A precision practice tool for managers in multilingual workplaces — built to turn one of the most avoided workplace conversations into a skill that actually transfers.
Experience It →This project began with a pattern Jonathon Bartlett had observed across 24 years as a Chief HR Officer: managers know feedback matters, but in multilingual workplaces, feedback conversations fail at a disproportionate rate.
It's not a knowledge gap. Managers understand what good feedback looks like in the abstract. The gap is in delivery — when a team member speaks English as a second language, managers either avoid the conversation entirely or give feedback that lands as confusing, vague, or culturally dismissive.
The needs analysis sharpened the target: this wasn't a course about difficult conversations in general. It needed to be a focused, repeatable practice tool for one specific skill — delivering culturally aware, structured feedback using the SBI model.
I used the ADDIE model as the project lifecycle framework — Analysis, Design, Development, Implementation, Evaluation — and Cathy Moore's Action Mapping methodology to keep every design decision anchored to observable behavior rather than information delivery. The central design question was never "what do managers need to know?" It was "what do managers need to do differently, and what is getting in the way?"
Through conversations with Jonathon, I built an action map that translated 24 years of HR experience into a single measurable goal and three high-priority observable actions.
Each action came paired with the specific barrier preventing it — and that barrier drove the design. The table to the right shows how the analysis translated directly into practice activities.
This mapping process is what turned a broad training topic into a focused, behaviorally grounded design — and it prevented the most common ID mistake: building a course that teaches what managers already know instead of practicing what they consistently don't do.
Action map developed in Miro using AI-assisted diagramming, based on SME conversations with Jonathon Bartlett.
| Observable Action | Barrier | Practice Activity |
|---|---|---|
| Avoid idioms & vague language | Used unconsciously; feels natural | Scenario 1: identify & rewrite |
| Use SBI model | No framework; feedback is intuition-based | Scenario 2: structure feedback in SBI |
| Deliver culturally aware feedback | Avoidance; fear of causing offense | Scenario 3: practice with AI partner |
Each barrier from the action map became a design constraint — not just a topic to cover, but a specific condition the learning experience had to create.
The AI Feedback Lab uses a deliberate two-component design. Each tool does what it does best — and neither tries to do the other's job.
Provides context, teaches the SBI model, frames each scenario, and guides the learner through the experience. Handles structure, sequencing, and SCORM tracking.
Serves as the conversation partner. Produces variable, contextually authentic responses — and redirects the learner when their language is vague, idiomatic, or culturally inappropriate.

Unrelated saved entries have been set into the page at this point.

sgpu_status sgpu_debug_device_plan(sgpu_index* idx, const uint64_t* q_off, const uint32_t* comps, const float* vals, uint32_t nq,
                                   uint32_t query_cut, uint32_t* order_out, uint32_t* out3) {
  SGPU_HOOK_OR(SGPU_EINVAL);
  if (!idx || !q_off || !order_out || !out3) return fail(SGPU_EINVAL, "null argument");
  return debug_device_plan(idx->dev, q_off, comps, vals, nq, query_cut, order_out, out3);
}

void sgpu_debug_call_timing(double* buf8) {
  SGPU_HOOK_OR();
  call_timing() = buf8;
}

uint32_t sgpu_debug_coop_trace(sgpu_index* idx, uint64_t* out, uint32_t cap) {
  SGPU_HOOK_OR(0u);
  return idx ? coop_trace_dump(idx->dev, out, cap) : 0;
}

sgpu_status sgpu_summary_distances(sgpu_index* idx, uint32_t list, const uint32_t* comps, const float* vals,
                                   uint32_t nnz, float* out_dots, uint32_t* out_n_blocks) {
  if (!idx || !out_dots || !out_n_blocks || (nnz && (!comps || !vals))) return fail(SGPU_EINVAL, "null argument");
  return summary_distances(idx->dev, idx->host, list, comps, vals, nnz, out_dots, out_n_blocks);
}

sgpu_status sgpu_exact_search(const sgpu_index* idx, const uint64_t* q_off, const uint32_t* comps,
                              const float* vals, uint32_t nq, uint32_t k, uint32_t num_threads,
                              float* out_scores, uint64_t* out_doc_ids, uint32_t* out_n) {
  if (!idx || !q_off || !out_scores || !out_doc_ids || !out_n) return fail(SGPU_EINVAL, "null argument");
  return exact_search_host(idx->host, q_off, comps, vals, nq, k, num_threads, out_scores, out_doc_ids, out_n);
}

sgpu_status sgpu_exact_search_filtered(const sgpu_index* idx, const uint64_t* q_off, const uint32_t* comps,
                                       const float* vals, uint32_t nq, uint32_t k, uint32_t num_threads,
                                       float* out_scores, uint64_t* out_doc_ids, uint32_t* out_n,
                                       const sgpu_filter* filter) {
  if (!filter) return sgpu_exact_search(idx, q_off, comps, vals, nq, k, num_threads, out_scores, out_doc_ids, out_n);
  const sgpu_status st = foreign_filter(idx, filter);
  if (st != SGPU_OK) return st;
  if (!idx || !q_off || !out_scores || !out_doc_ids || !out_n) return fail(SGPU_EINVAL, "null argument");
  return exact_search_host(idx->host, q_off, comps, vals, nq, k, num_threads, out_scores, out_doc_ids, out_n,
                           filter_host_bits(filter));
}

sgpu_status sgpu_exact_search_device(sgpu_index* idx, uint32_t replica, const uint64_t* q_off, const uint32_t* comps,
                                     const float* vals, uint32_t nq, uint32_t k, float* out_scores,
                                     uint64_t* out_doc_ids, uint32_t* out_n) {
  return exact_search_device(idx, replica, q_off, comps, vals, nq, k, out_scores, out_doc_ids, out_n, nullptr);
}
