Before: 1.327 billion.

## Trim unused MFMA chunks per wave and balance waves across SIMDs

The split-plan builder now records in the tile header how many 32-key chunks each wave actually uses, not the fixed chunk count, so the kernel can skip empty chunk MFMAs. It also reassigns wave slots within a tile with a greedy longest-first deal, so the per-SIMD sum of chunks (waves i mod 4) is balanced. The plan cache version is bumped and the mode defaults to auto. This assumes the kernel reads the per-wave chunk count from header slots 0..W-1, and it changes wave-to-slot placement, which affects rowid, adr and afr layout.

Result: no change. 1.346 billion, median of 4 (+1.5%).

```diff
diff --git a/include/sgp_amd.h b/include/sgp_amd.h
--- a/include/sgp_amd.h
+++ b/include/sgp_amd.h
@@ -142,6 +142,12 @@
                         int32_t waves, int32_t chunks, int32_t max_union,
                         int32_t* hdr, int32_t* rowid, int32_t* ucol, void* afr, int32_t* adr, float* rinv,
                         double* stats, int32_t threads);
+int sgp_split_plan_fill_trim(const int64_t* rowptr, const int64_t* col, const float* val, int64_t nnz, int64_t n_rows, int64_t n_cols,
+                             const int64_t* wave_of_row, const int64_t* slot_of_row, const int64_t* tile_of_wave,
+                             const int64_t* rows_of_wave, int64_t n_waves, int64_t n_tiles,
+                             int32_t waves, int32_t chunks, int32_t max_union,
+                             int32_t* hdr, int32_t* rowid, int32_t* ucol, void* afr, int32_t* adr, float* rinv,
+                             double* stats, int32_t threads, int32_t trim, int64_t* trim_stats);
 int64_t sgp_split_plan_bands(const int32_t* ucol, int64_t n_tiles, int32_t max_union, int64_t n_cols,
                              int64_t col_budget, int32_t* band_first);
 
diff --git a/sgp_amd/csrc/plan_split.hip b/sgp_amd/csrc/plan_split.hip
--- a/sgp_amd/csrc/plan_split.hip
+++ b/sgp_amd/csrc/plan_split.hip
@@ -44,25 +44,66 @@
     int64_t n_waves, n_tiles;
     int waves, chunks, max_union;
     int32_t* hdr; int32_t* rowid; int32_t* ucol; uint16_t* afr; int32_t* adr; float* rinv;
+    int trim;
 };
+
+struct TrimOut { int64_t* hist; int64_t simd_max, simd_max_deal; };
 
 struct Scratch {
     std::vector<int32_t> stage_of_col, kpos_of_col;
     std::vector<int64_t> cols;
+    std::vector<std::vector<int64_t>> wcols;
     std::vector<float> dense;
-    explicit Scratch(const FillArgs& a) : stage_of_col(a.n_cols, -1), kpos_of_col(a.n_cols, -1), dense((size_t)a.chunks * 512) {}
+    explicit Scratch(const FillArgs& a) : stage_of_col(a.n_cols, -1), kpos_of_col(a.n_cols, -1), wcols(a.waves), dense((size_t)a.chunks * 512) {}
 };
 
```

The GPT is not a feature — it is the practice environment. Storyline sets the scene; the GPT creates the conditions that make deliberate practice possible.
The Scenario 1 storyboard reflects deliberate choices about when to give learners information, when to withhold it, and when to give them agency — because those three things are not interchangeable.
"Watch Twice. Notice Once." — primes learners to observe rather than evaluate, reducing cognitive load on first exposure and keeping them inside the scene.
Moved to after the model example — not before. A choice is only meaningful when the learner has the tools to make a real decision.
The SBI job aid is available as a floating reference throughout practice — not required reading. Scaffolding you don't need should stay out of your way.
Branching video is reserved for Scenarios 2 and 3, where learners have the framework. In Scenario 1, branching would give the appearance of agency without the conditions that make it instructionally meaningful.
Replace placeholders with published Storyline screenshots
"The measure of a well-designed practice environment is that the learner cannot shortcut it. They have to actually think."
I had the pleasure of beta testing Leslie's AI-enabled performance support tool. With over 24 years of management experience, I found this tool to provide exceptional insight into performance management — and into how rarely we think about language when we think we're thinking about feedback.
As a portfolio project, formal Kirkpatrick data is not yet available. However, the evaluation plan is built into the architecture:
Level 1 (Reaction) — Post-session reflection prompt embedded in Storyline. Level 2 (Learning) — GPT conversation quality assessed through structured debrief questions on the final slide. Level 3 (Behavior) — Manager self-report survey at 30 and 60 days post-training. Level 4 (Results) — Reduction in avoided feedback conversations tracked through HR systems.
Building this project taught me that the most important instructional design decisions happen in the analysis phase — not in Storyline. The clarity of the action map made every subsequent choice easier. When you know exactly what behavior you're targeting and exactly what's blocking it, the design almost writes itself.
It also confirmed something I believe about AI in learning: the goal is not to use AI because it's impressive. The goal is to use it only when it does something that no other tool can do as well. A Custom GPT conversation partner earns its place here. It cannot be replicated with branching scenarios.